Pros and cons I keep in mind
I like simple tools, but I never buy them without looking at the tradeoffs.
MemberSpace pros
- It fits an existing website.
- It handles recurring and one-time payments.
- It works well for gated pages, downloads, and tiered access.
- It avoids a full redesign or migration.
MemberSpace cons
- The platform fee cuts into revenue.
- Stripe is the only payment processor.
- The member experience still depends on my current site stack.
- It can feel bolted on if I want a publication-style workflow.
Ghost pros
- Membership and publishing live in one system.
- The newsletter workflow is built in.
- It has no Ghost platform fee on Stripe sales.
- It works well for writer-led brands and premium newsletters.
Ghost cons
- I may need to rebuild or migrate my site.

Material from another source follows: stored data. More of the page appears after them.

@@ -269,7 +271,7 @@
         float c3[3], h9[9];
         packet_geometry_of(raw.Rt + 12 * (size_t)k, raw.g, c3, h9);
 #pragma unroll
-        for (int i = 0; i < 3; ++i) raw.centers[3 * (size_t)k + i] = c3[i];
+        for (int i = 0; i < 3; ++i) raw.centers[3 * (size_t)k + i] = s_H[9 + i] = c3[i];
 #pragma unroll
         for (int i = 0; i < 9; ++i) s_H[i] = h9[i];
     }
@@ -378,8 +380,10 @@
     }
     if (threadIdx.x == 0) hist[nb] = total;
     __syncthreads();
-    uint16_t* rs = rowstart + (size_t)k * (nb + 1);
-    for (int i = threadIdx.x; i <= nb; i += 256) rs[i] = (uint16_t)hist[i];
+    if (rowstart) {
+        uint16_t* rs = rowstart + (size_t)k * (nb + 1);
+        for (int i = threadIdx.x; i <= nb; i += 256) rs[i] = (uint16_t)hist[i];
+    }
     static_assert(sizeof(unsigned long long) * kHashSlots >= sizeof(EvRec) * kPacket, "staging area");
     EvRec* stage = reinterpret_cast<EvRec*>(hkey);
 #pragma unroll
@@ -398,7 +402,13 @@
         uint4* dst = reinterpret_cast<uint4*>(sxy + (size_t)k * kPacket);
         for (int i = threadIdx.x; i < n16; i += 256) dst[i] = src[i];
     }
-    if (threadIdx.x == 0) nvalid[k] = total | (big << 31);
+    if (RAW && center_out) {
+#pragma unroll
+        for (int i = 0; i < 3; ++i) center_out[i] = s_H[9 + i];
+    }
+    const uint32_t nvraw = total | (big << 31);
+    if (threadIdx.x == 0) nvalid[k] = nvraw;
+    return nvraw;
 }
 
 template <bool RAW>
@@ -446,41 +456,12 @@
     *U = (float)min(r1, g.ny - 1) + 0.01f;
 }
 
-template <bool STAGED>
-__device__ __forceinline__ void plane_coef_body(const unsigned bid, const float* __restrict__ centers,
-                                                const float* __restrict__ planes,
-                                                const uint16_t* __restrict__ rowstart,
-                                                uint32_t* __restrict__ nvalid, int np,
-                                                const Geom& g, const BandPlan& bp,
-                                                PlaneCoef* __restrict__ coef,
-                                                uint32_t* __restrict__ cuts, uint32_t* __restrict__ pair_work)
-{
-    extern __shared__ uint16_t s_rowstart[];
-    const int tiles_p = (np + kCoefTilePackets - 1) / kCoefTilePackets;
-    const unsigned tile = (bid >> 6) * 64u + (bid & 7u) * 8u + ((bid >> 3) & 7u);
-    const int planes_per_block = (int)(blockDim.x >> 4);
-    if (tile >= (unsigned)tiles_p * (unsigned)((g.nz + planes_per_block - 1) / planes_per_block)) return;
-    const int k0 = (int)(tile % (unsigned)tiles_p) * kCoefTilePackets;
-    const int k = k0 + (int)(threadIdx.x & 15);
-    const int z = (int)(tile / (unsigned)tiles_p) * planes_per_block + (int)(threadIdx.x >> 4);
-    const int pad = bp.row_pad;
-    const int nb = g.ny + 2 * pad + 2;
-    if (STAGED && !(bp.cuts_inline && !pair_work)) {
-        const int count = min(kCoefTilePackets, np - k0) * (nb + 1);
-        const uint32_t* src = reinterpret_cast<const uint32_t*>(rowstart + (size_t)k0 * (nb + 1));
-        uint32_t* dst = reinterpret_cast<uint32_t*>(s_rowstart);
-        for (int i = threadIdx.x; i < (count + 1) / 2; i += blockDim.x) dst[i] = src[i];
-        __syncthreads();
-    }
-    const bool valid = k < np && z < g.nz;
-    if (!valid && !pair_work) return;
-    const int kq = valid ? k : 0, zq = valid ? z : 0;
-    const size_t tid = (size_t)zq * np + kq;
+__device__ __forceinline__ PlaneCoef plane_coef_of(float cx_, float cy_, float cz_, float zi, const Geom& g, uint32_t nvraw,
+                                                   bool* dead_out, bool* slow_out, bool* invertible_out)
+{
     PlaneCoef c;
-    plane_coefficients(centers[3 * kq], centers[3 * kq + 1], centers[3 * kq + 2], planes[zq], g, c.a,
-                       c.bx, c.by, c.d);
+    plane_coefficients(cx_, cy_, cz_, zi, g, c.a, c.bx, c.by, c.d);
     c.r = 1.f / c.d;
-    const uint32_t nvraw = !valid ? 0u : (grouped(bp.packed) ? 1u : nvalid[kq]);
     const int nv = (int)(nvraw & 0x7fffffffu);
     const bool big_events = (nvraw >> 31) != 0;
     const bool dead = !(c.a == c.a) || !(c.bx == c.bx) || !(c.by == c.by) || !(c.d == c.d) ||
@@ -499,44 +480,95 @@
     c.flags = (dead ? kCoefSkip : (slow ? kCoefSlow : 0u)) | (inline_ok ? kCoefInvertible : 0u) | (margin_q << 16);
     c.d_a = d_a;
     c.by_a = by_a;
-    if (valid) coef[tid] = c;
-    if (slow) atomicOr(&nvalid[np + zq], 1u);
-    if (bp.cuts_inline && !pair_work) return;
-
-    const uint16_t* rs = STAGED ? s_rowstart + (size_t)(threadIdx.x & 15) * (nb + 1)
-                                : rowstart + (grouped(bp.packed) ? 0 : (size_t)kq * (nb + 1));
-    for (int j = 0; j < bp.bands; ++j) {
-        uint32_t lo = 0, hi = 0;
-        if (!dead) {
-            hi = (uint32_t)nv;
-            if (invertible) {
-                float L, U;
-                band_y_interval(j, g, bp, &L, &U);
-                int bin_lo, bin_hi;
-                if (band_row_bins(d_a, by_a, L, U, g.ny, pad, &bin_lo, &bin_hi)) {
-                    if (grouped(bp.packed)) {
-                        lo = (uint32_t)bin_lo;
-                        hi = (uint32_t)bin_hi;
-                    } else {
-                        lo = rs[bin_lo];
-                        hi = rs[bin_hi];
-                    }
-                } else if (grouped(bp.packed)) {
-                    lo = 0;
-                    hi = (uint32_t)nb;
+    *dead_out = dead;
+    *slow_out = slow;
+    *invertible_out = invertible;
+    return c;
+}
+
+template <typename RS>
+__device__ __forceinline__ uint32_t band_cut_of(int j, const Geom& g, const BandPlan& bp, int nv, bool dead, bool invertible,
+                                                float d_a, float by_a, const RS* __restrict__ rs)
+{
+    const int pad = bp.row_pad;
+    const int nb = g.ny + 2 * pad + 2;
+    uint32_t lo = 0, hi = 0;
+    if (!dead) {
+        hi = (uint32_t)nv;
+        if (invertible) {
+            float L, U;
+            band_y_interval(j, g, bp, &L, &U);
+            int bin_lo, bin_hi;
+            if (band_row_bins(d_a, by_a, L, U, g.ny, pad, &bin_lo, &bin_hi)) {
+                if (grouped(bp.packed)) {
+                    lo = (uint32_t)bin_lo;
+                    hi = (uint32_t)bin_hi;
+                } else {
+                    lo = rs[bin_lo];
+                    hi = rs[bin_hi];
                 }
             } else if (grouped(bp.packed)) {
                 lo = 0;
                 hi = (uint32_t)nb;
             }
-            if (hi < lo) hi = lo;
         } else if (grouped(bp.packed)) {
-            lo = 0xffffu;
-            hi = 0;
-        }
-        if (valid && !bp.cuts_inline) cuts[((size_t)j * g.nz + zq) * np + kq] = lo | (hi << 16);
+            lo = 0;
+            hi = (uint32_t)nb;
+        }
+        if (hi < lo) hi = lo;
+    } else if (grouped(bp.packed)) {
+        lo = 0xffffu;
+        hi = 0;
+    }
+    return lo | (hi << 16);
+}
+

- Self-hosting takes technical comfort.
- Pricing rises as membership grows.
- It is less attractive if I only need a narrow paywall.
I care about these tradeoffs because they shape my day after launch. A platform should save time long after the first sale.
Conclusion
The difference between MemberSpace and Ghost in 2026 is clear once I strip away the marketing. MemberSpace is an access layer for a site I already own. Ghost is a publishing system with memberships built in.
If I already have a working site and want to sell access to a few pages, MemberSpace is the easier move. If I want the membership to feel like the whole publication, Ghost gives me a cleaner base.
I still verify live pricing and feature limits on the vendor site before I buy, because both products update often. The right choice is the one that matches my structure, not the one with the longest feature list.
FAQ
Is Ghost cheaper than MemberSpace in 2026?
Usually, yes, if I look only at platform fees. Ghost Pro starts lower than MemberSpace’s monthly plans, and Ghost does not add its own fee on Stripe sales. MemberSpace starts higher and adds a sales fee, so I check the live pricing page before I decide.
Can I use MemberSpace with my existing website?
Yes. That is one of its biggest strengths. I use it when I want to keep my current site and add paid access on top. It works well with common site builders, which makes the setup less disruptive.
Which one is better for newsletters?
Ghost is better for newsletters. The email system lives inside the platform, so my content and my subscriber list stay in one place. MemberSpace can support paid access, but it does not replace a publishing-first email system.
Does Ghost charge transaction fees?
Ghost does not add its own platform fee on Stripe sales. I still pay Stripe’s processing fee, and I still check the current Ghost pricing page before launch because plan details can change.
Which one do I pick for a paid course library?
I usually pick MemberSpace if the course library sits on an existing site. I pick Ghost only if I want the course area to live inside a wider publication or membership brand. The right answer depends on whether I am adding access or building a new home for the content.